Yes, I've been wondering about that too. In practice, I don't expect that the consumers will wan't to differentiate the error cases too much here (it usually does not matter if the stream was not present in the file, or if it was truncated -- the end result is the same -- you cannot use it). However, for clarity it might be better to do have a separate type anyway. I'll whip up a separate patch for that.

unittests/Object/MinidumpTest.cpp
317 ↗(On Diff #193257)

Yeah, I agree this is not ideal. I started with hex here because it looked more "binary", but then I realized that:
a) decimal is shorter
b) the "size" fields are present in the static_asserts as decimal, and so it was easier to copy the numbers from there as decimal

I'll replace all of these to use decimal, except the "version" field, as that is defined in hex in the header.

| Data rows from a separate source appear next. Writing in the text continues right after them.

+    if (tid + k * PR_NTHR < R::N_HD) *reinterpret_cast<f32x4*>(smem + lds_head + (tid + k * PR_NTHR) * 4) = S.c[k];
 }
 
 template <bool PROF, int MMD = 0, bool TREE = false>
@@ -509,52 +554,81 @@
   float x[2];
   unsigned so_x[2], so_a[2];
   bool ok_x[2], ok_a[2];
+  const int rowc = row0 + (rvalid ? row : 0);
 #pragma unroll
   for (int s = 0; s < 2; ++s) {
     const int i = 2 * g + s;
     const bool isd = i < D, isa = i >= D && i < D + U;
-    const int ja = isa ? i - D : 0, id = isd ? i : 0;
-    c_mx[s] = (isd || isa) ? A.mx[i] : 0.f;
-    c_isx[s] = (isd || isa) ? A.iSx[i] : 0.f;
-    c_sy[s] = isd ? A.Sy[id] : 0.f;
-    c_my[s] = isd ? A.my[id] : 0.f;
-    c_zp[s] = (isa && rvalid) ? A.zpol[(size_t)(row0 + row) * U + ja] : 0.f;
-    c_zd[s] = (isd && rvalid) ? A.zdyn[(size_t)(row0 + row) * D + id] : 0.f;
-    c_psc[s] = isa ? A.pscale[ja] : 0.f;
-    c_pbi[s] = isa ? A.pbias[ja] : 0.f;
-    x[s] = (isd && rvalid) ? A.x0[(size_t)(row0 + row) * D + id] : 0.f;
+    const int ja = isa ? i - D : 0, id = isd ? i : 0, ii = (isd || isa) ? i : 0;
+    pr_aload_f32(c_mx[s], A.mx + ii);
+    pr_aload_f32(c_isx[s], A.iSx + ii);
+    pr_aload_f32(c_sy[s], A.Sy + id);
+    pr_aload_f32(c_my[s], A.my + id);
+    pr_aload_f32(c_zp[s], A.zpol + (size_t)rowc * U + ja);
+    pr_aload_f32(c_zd[s], A.zdyn + (size_t)rowc * D + id);
+    pr_aload_f32(c_psc[s], A.pscale + ja);
+    pr_aload_f32(c_pbi[s], A.pbias + ja);
+    pr_aload_f32(x[s], A.x0 + (size_t)rowc * D + id);
     ok_x[s] = isd && rvalid;
     ok_a[s] = isa && rvalid;
     so_x[s] = ((unsigned)(row0 + row) * D + id) * 4u;
     so_a[s] = ((unsigned)(row0 + row) * U + ja) * 4u;
   }
   f32x4 hbp, hbd;
+  float hbp_r[4], hbd_r[4];
 #pragma unroll
   for (int r = 0; r < 4; ++r) {
     const int rp = pr_head_row(0, D, U, 4 * g + r), rd = pr_head_row(1, D, U, 4 * g + r);
-    hbp[r] = rp >= 0 ? (A.pol_params + A.pol.b_off[2])[rp] : 0.f;
-    hbd[r] = rd >= 0 ? (A.dyn_params + A.dyn.b_off[2])[rd] : 0.f;
+    pr_aload_f32(hbp_r[r], A.pol_params + A.pol.b_off[2] + (rp >= 0 ? rp : 0));
+    pr_aload_f32(hbd_r[r], A.dyn_params + A.dyn.b_off[2] + (rd >= 0 ? rd : 0));
   }
   unsigned mbits[2][2][PR_SLOTS + 1];
 #pragma unroll
   for (int n = 0; n < 2; ++n)
 #pragma unroll
     for (int l = 0; l < 2; ++l) {
-      const uint16_t* mrow = (n == 0 ? A.pol : A.dyn).mask[l] + (size_t)(row0 + (rvalid ? row : 0)) * PR_NT;
-#pragma unroll
-      for (int q = 0; q <= PR_SLOTS; ++q) mbits[n][l][q] = (unsigned)mrow[q < PR_SLOTS ? 4 * q + wid : PR_XT];
-    }
+      const uint16_t* mrow = (n == 0 ? A.pol : A.dyn).mask[l] + (size_t)rowc * PR_NT;
+#pragma unroll
+      for (int q = 0; q <= PR_SLOTS; ++q) pr_aload_u16(mbits[n][l][q], mrow + (q < PR_SLOTS ? 4 * q + wid : PR_XT));
+    }
+  int wflag_v;
+  pr_aload_i32(wflag_v, A.wflag ? A.wflag : A.status);
+  RegSect<1> S0, S1;
+  pr_sect_load(S0, packed, tid);
+  pr_sect_load(S1, packed + PR_NET_FLOATS, tid);
   RegW W;
-  pr_load_resident(W, packed, wid, lane);
+  pr_res_issue_net<0>(W, packed, wid, lane);
+#pragma unroll
+  for (int k = 0; k < PR_KB * 2 * PR_FRAG / PR_NTHR; ++k)
+    reinterpret_cast<unsigned*>(smem)[PR_LDS_ACT + tid + k * PR_NTHR] = (k == (PR_KB - 1) * 2 && (tid & 3) == 2) ? 0x3c00u : 0u;
+  if (tid < 16) smem[PR_LDS_FLAG + tid] = 0.f;
+  pr_res_wait<PR_NRESH>();
+  pr_sect_store(smem, PR_LDS_L0(0), PR_LDS_XT(0), PR_LDS_HEAD(0), S0, tid);
+  pr_sect_store(smem, PR_LDS_L0(1), PR_LDS_XT(1), PR_LDS_HEAD(1), S1, tid);
   if (PROF && wg == 0 && tid == 0) A.prof[27] = (long long)__builtin_readcyclecounter();
 #pragma unroll
-  for (int s = 0; s < 2; ++s)
-    if (ok_x[s] && wid == 0) *(gf32*)((gch*)A.states + so_x[s]) = x[s];
-  pr_copy_net_to_lds<1>(smem, PR_LDS_L0(0), PR_LDS_XT(0), PR_LDS_HEAD(0), packed, tid);
-  pr_copy_net_to_lds<1>(smem, PR_LDS_L0(1), PR_LDS_XT(1), PR_LDS_HEAD(1), packed + PR_NET_FLOATS, tid);
-  if (PROF && wg == 0 && tid == 0) A.prof[26] = (long long)__builtin_readcyclecounter();
-  for (int i = tid; i < PR_KB * 2 * PR_FRAG; i += PR_NTHR) smem[PR_LDS_ACT + i] = 0.f;
-  if (tid < 16) smem[PR_LDS_FLAG + tid] = 0.f;
+  for (int s = 0; s < 2; ++s) {
+    const int i = 2 * g + s;
+    const bool isd = i < D, isa = i >= D && i < D + U;
+    pr_atie(c_mx[s]); pr_atie(c_isx[s]); pr_atie(c_sy[s]); pr_atie(c_my[s]); pr_atie(c_zp[s]);
+    pr_atie(c_zd[s]); pr_atie(c_psc[s]); pr_atie(c_pbi[s]); pr_atie(x[s]);
+    c_mx[s] = (isd || isa) ? c_mx[s] : 0.f;
+    c_isx[s] = (isd || isa) ? c_isx[s] : 0.f;
+    c_sy[s] = isd ? c_sy[s] : 0.f;
+    c_my[s] = isd ? c_my[s] : 0.f;
+    c_zp[s] = ok_a[s] ? c_zp[s] : 0.f;
+    c_zd[s] = ok_x[s] ? c_zd[s] : 0.f;
+    c_psc[s] = isa ? c_psc[s] : 0.f;
+    c_pbi[s] = isa ? c_pbi[s] : 0.f;
+    x[s] = ok_x[s] ? x[s] : 0.f;
+  }
+#pragma unroll
+  for (int r = 0; r < 4; ++r) {
+    pr_atie(hbp_r[r]); pr_atie(hbd_r[r]);
+    hbp[r] = pr_head_row(0, D, U, 4 * g + r) >= 0 ? hbp_r[r] : 0.f;
+    hbd[r] = pr_head_row(1, D, U, 4 * g + r) >= 0 ? hbd_r[r] : 0.f;
+  }
+  pr_atie(wflag_v);
 #pragma unroll
   for (int n = 0; n < 2; ++n)
 #pragma unroll
@@ -562,6 +636,7 @@
       const RegNet& N = n == 0 ? A.pol : A.dyn;
 #pragma unroll
       for (int q = 0; q <= PR_SLOTS; ++q) {
+        pr_atie(mbits[n][l][q]);
         if (q == PR_SLOTS && wid != pr_xwave(n)) continue;
         const unsigned nib = rvalid ? ((mbits[n][l][q] >> (4 * g)) & 0xFu) : 0u;
         f32x4 mf;
@@ -572,10 +647,22 @@
         *reinterpret_cast<f32x4*>(dst + lane * 4) = mf;
       }
     }
-  __syncthreads();
-  if (tid < 64) reinterpret_cast<unsigned*>(smem + PR_LDS_ACT + ((PR_KB - 1) * 2 + 0) * PR_FRAG + tid * 4)[2] = 0x3c00u;
-  if (tid == 0 && A.wflag && *A.wflag == A.wgen) atomicMin(A.status, 0);
+  if (PROF && wg == 0 && tid == 0) A.prof[26] = (long long)__builtin_readcyclecounter();
+  pr_res_issue_net<1>(W, packed, wid, lane);
+#ifdef PR_EXP_NO_DEFER
+  pr_res_wait<0>();
+  pr_res_tie_net<0>(W);
+  pr_res_tie_net<1>(W);
+#else
+  pr_res_wait<PR_NRESH>();
+  pr_res_tie_net<0>(W);
+#endif
   if (PROF && wg == 0 && tid == 0) A.prof[25] = (long long)__builtin_readcyclecounter();
+  pr_barrier();
+#pragma unroll
+  for (int s = 0; s < 2; ++s)
+    if (ok_x[s] && wid == 0) *(gf32*)((gch*)A.states + so_x[s]) = x[s];
+  if (tid == 0 && A.wflag && wflag_v == A.wgen) atomicMin(A.status, 0);
 
   bool any_a[2], any_x[2];
 #pragma unroll
@@ -679,6 +766,12 @@
       mfv[q] = *reinterpret_cast<const f32x4*>(mf_w + (size_t)((NET * 2 + 1) * PR_SLOTS + q) * PR_FRAG);
     });
     mfv[PR_SLOTS] = *reinterpret_cast<const f32x4*>(mfx_w + (size_t)(NET * 2 + 1) * PR_FRAG);
+#ifndef PR_EXP_NO_DEFER
+    if constexpr (NET == 1) {
+      pr_res_wait<PR_FWD_DEFER_N>();
+      pr_res_tie_net<1>(W);
+    }
+#endif
     if (xw) pr_hidden_layer<NET, F16, true>(W, smem, smem + PR_LDS_XT(NET), lane, acc, accx);
     else pr_hidden_layer<NET, F16, false>(W, smem, nullptr, lane, acc, accx);
     const float* hw = smem + PR_LDS_HEAD(NET) + (size_t)wid * (4 * PR_FRAG) + lane * 4;
@@ -856,6 +949,9 @@
     b_states += x_step; b_actions += a_step; so_xt += (int)x_step;
     if (PROF && wg == 0 && tid == 0) A.prof[(size_t)t * 32 + 5] = (long long)__builtin_readcyclecounter();
   }
+#ifndef PR_EXP_NO_DEFER
+  pr_res_wait<0>();
+#endif
   if constexpr (MMD != 0) {
     pr_barrier();
     if (wid == 2 && A.H > 0) {
@@ -944,37 +1040,23 @@
   float c_isx[2], c_sy[2], c_psc[2], c_pbi[2];
   bool ok_x[2], ok_a[2];
   unsigned so_x[2], so_a[2];
-  float gx[2] = {0.f, 0.f};
+  float gx[2];
 #pragma unroll
   for (int s = 0; s < 2; ++s) {
     const int i = 2 * g + s;
     const bool isd = i < D, isa = i >= D && i < D + U;
     const int ja = isa ? i - D : 0, id = isd ? i : 0;
-    c_isx[s] = (isd || isa) ? A.iSx[i] : 0.f;
-    c_sy[s] = isd ? A.Sy[id] : 0.f;
-    c_psc[s] = isa ? A.pscale[ja] : 1.f;
-    c_pbi[s] = isa ? A.pbias[ja] : 0.f;
+    pr_aload_f32(c_isx[s], A.iSx + ((isd || isa) ? i : 0));
+    pr_aload_f32(c_sy[s], A.Sy + id);
+    pr_aload_f32(c_psc[s], A.pscale + ja);
+    pr_aload_f32(c_pbi[s], A.pbias + ja);
     ok_x[s] = isd && rvalid;
     ok_a[s] = isa && rvalid;
     so_x[s] = ((unsigned)(row0 + row) * D + id) * 4u;
     so_a[s] = ((unsigned)(row0 + row) * U + ja) * 4u;
-    if (A.gx_in && ok_x[s]) gx[s] = *(const gf32*)((const PM_GLOBAL_ char*)A.gx_in + so_x[s]);
+    pr_aload_f32(gx[s], (A.gx_in && ok_x[s]) ? A.gx_in + ((size_t)(row0 + row) * D + id) : A.Sy);
   }
   RegW W;
-  pr_load_resident(W, packed, wid, lane);
-  pr_copy_net_to_lds<2>(smem, PRB_LDS_L0(0), PRB_LDS_XT(0), PRB_LDS_HEAD(0), packed, tid);
-  pr_copy_net_to_lds<2>(smem, PRB_LDS_L0(1), PRB_LDS_XT(1), PRB_LDS_HEAD(1), packed + PR_NET_FLOATS, tid);
-  for (int i = tid; i < PR_KB * 2 * PR_FRAG; i += PR_NTHR) smem[PRB_LDS_ACT + i] = 0.f;
-  if (tid < 16) smem[PRB_LDS_XTAG + tid] = 0.f;
-  if (tid < 64) {
-    const int n = tid >> 5, l = (tid >> 4) & 1, nib = tid & 15;
-    const float ik = (n == 0 ? A.pol : A.dyn).inv_keep[l];
-    f32x4 m;
-#pragma unroll
-    for (int r = 0; r < 4; ++r) m[r] = ((nib >> r) & 1) ? ik : 0.f;
-    *reinterpret_cast<f32x4*>(smem + PRB_LDS_LUT + tid * 4) = m;
-  }
-  __syncthreads();
 
   const bool xw_pol = wid == pr_xwave(0), xw_dyn = wid == pr_xwave(1);
   float* const act_w = smem + PRB_LDS_ACT + lane * 4;
@@ -1099,6 +1181,12 @@
     const bool xw = NET == 0 ? xw_pol : xw_dyn;
     f32x4 acc[PR_SLOTS][2], accx[2];
     f32x4 mfv[PR_SLOTS + 1], hwv[2][2];
+#ifndef PR_EXP_NO_DEFER
+    if constexpr (NET == 0) {
+      pr_res_wait<PR_BWD_DEFER_N>();
+      pr_res_tie_net<0>(W);
+    }
+#endif
     if (xw) pr_hidden_layer<NET, F16, true>(W, smem, smem + PRB_LDS_XT(NET), lane, acc, accx);
     else pr_hidden_layer<NET, F16, false>(W, smem, nullptr, lane, acc, accx);
     arrived();
@@ -1158,17 +1246,56 @@
   const int mm_gi = MMD ? wg / A.mm.parts : 0, mm_me = MMD ? wg - mm_gi * A.mm.parts : 0, mm_g0 = mm_gi * (MMD ? A.mm.M : 0);
   double* const mm_bop = reinterpret_cast<double*>(smem + PRB_LDS_MMB);
   double* const mm_yop = reinterpret_cast<double*>(smem + PRB_LDS_MMY);
+  unsigned abc[4], abn[4];
+  stage_load();
+  ab_load(abc);
+  RegSect<2> S0, S1;
+  pr_sect_load(S0, packed, tid);
+  pr_sect_load(S1, packed + PR_NET_FLOATS, tid);
+  pr_res_issue_net<1>(W, packed, wid, lane);
+  for (int i = tid; i < PR_KB * 2 * PR_FRAG; i += PR_NTHR) smem[PRB_LDS_ACT + i] = 0.f;
+  if (tid < 16) smem[PRB_LDS_XTAG + tid] = 0.f;
+  if (tid < 64) {
+    const int n = tid >> 5, l = (tid >> 4) & 1, nib = tid & 15;
+    const float ik = (n == 0 ? A.pol : A.dyn).inv_keep[l];
+    f32x4 m;
+#pragma unroll
+    for (int r = 0; r < 4; ++r) m[r] = ((nib >> r) & 1) ? ik : 0.f;
+    *reinterpret_cast<f32x4*>(smem + PRB_LDS_LUT + tid * 4) = m;
+  }
+  stage_landed(std::integral_constant<int, PR_NRESH>{}, sv);
+  ab_landed(std::integral_constant<int, PR_NRESH>{}, abc);
+  pr_sect_store(smem, PRB_LDS_L0(0), PRB_LDS_XT(0), PRB_LDS_HEAD(0), S0, tid);
+  pr_sect_store(smem, PRB_LDS_L0(1), PRB_LDS_XT(1), PRB_LDS_HEAD(1), S1, tid);
+  stage_park();
+  if (PROF && wg == 0 && tid == 0) A.prof[27] = (long long)__builtin_readcyclecounter();
+#pragma unroll
+  for (int s = 0; s < 2; ++s) {
+    const int i = 2 * g + s;
+    const bool isd = i < D, isa = i >= D && i < D + U;
+    pr_atie(c_isx[s]); pr_atie(c_sy[s]); pr_atie(c_psc[s]); pr_atie(c_pbi[s]); pr_atie(gx[s]);
+    c_isx[s] = (isd || isa) ? c_isx[s] : 0.f;
+    c_sy[s] = isd ? c_sy[s] : 0.f;
+    c_psc[s] = isa ? c_psc[s] : 1.f;
+    c_pbi[s] = isa ? c_pbi[s] : 0.f;
+    gx[s] = (A.gx_in && ok_x[s]) ? gx[s] : 0.f;
+  }
+  if (PROF && wg == 0 && tid == 0) A.prof[26] = (long long)__builtin_readcyclecounter();
+  pr_res_issue_net<0>(W, packed, wid, lane);
+#ifdef PR_EXP_NO_DEFER
+  pr_res_wait<0>();
+  pr_res_tie_net<1>(W);
+  pr_res_tie_net<0>(W);
+#else
+  pr_res_wait<PR_NRESH>();
+  pr_res_tie_net<1>(W);
+#endif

labath updated this revision to Diff 193713.Apr 4 2019, 8:01 AM
labath marked an inline comment as done.
  • avoid using mismatched error codes
  • use decimal numbers more consistently in the tests
labath marked an inline comment as done.Apr 4 2019, 8:02 AM
labath added inline comments.
lib/Object/Minidump.cpp
55 ↗(On Diff #193257)

After some soul-searching I decided to just abandon the idea of returning error codes here, and just return the generic parse_failed error. That's what most other Object formats do (presumably they don't have a good use for distinguishing the codes either), and having an own error type would require some non-obvious design choices. (Like, since I'd still inherit from BinaryError, which inherits from ECError, I'd still have to interoperate with std::error_code somehow. This means I'd still have to map things to the object_error enum, or I'd have to define a new error_category, which is a deprecated way of doing things).

jhenderson accepted this revision.Apr 4 2019, 8:08 AM

Okay, no more comments from me.

This revision is now accepted and ready to land.Apr 4 2019, 8:08 AM
clayborg accepted this revision.Apr 4 2019, 5:11 PM
This revision was automatically updated to reflect the committed changes.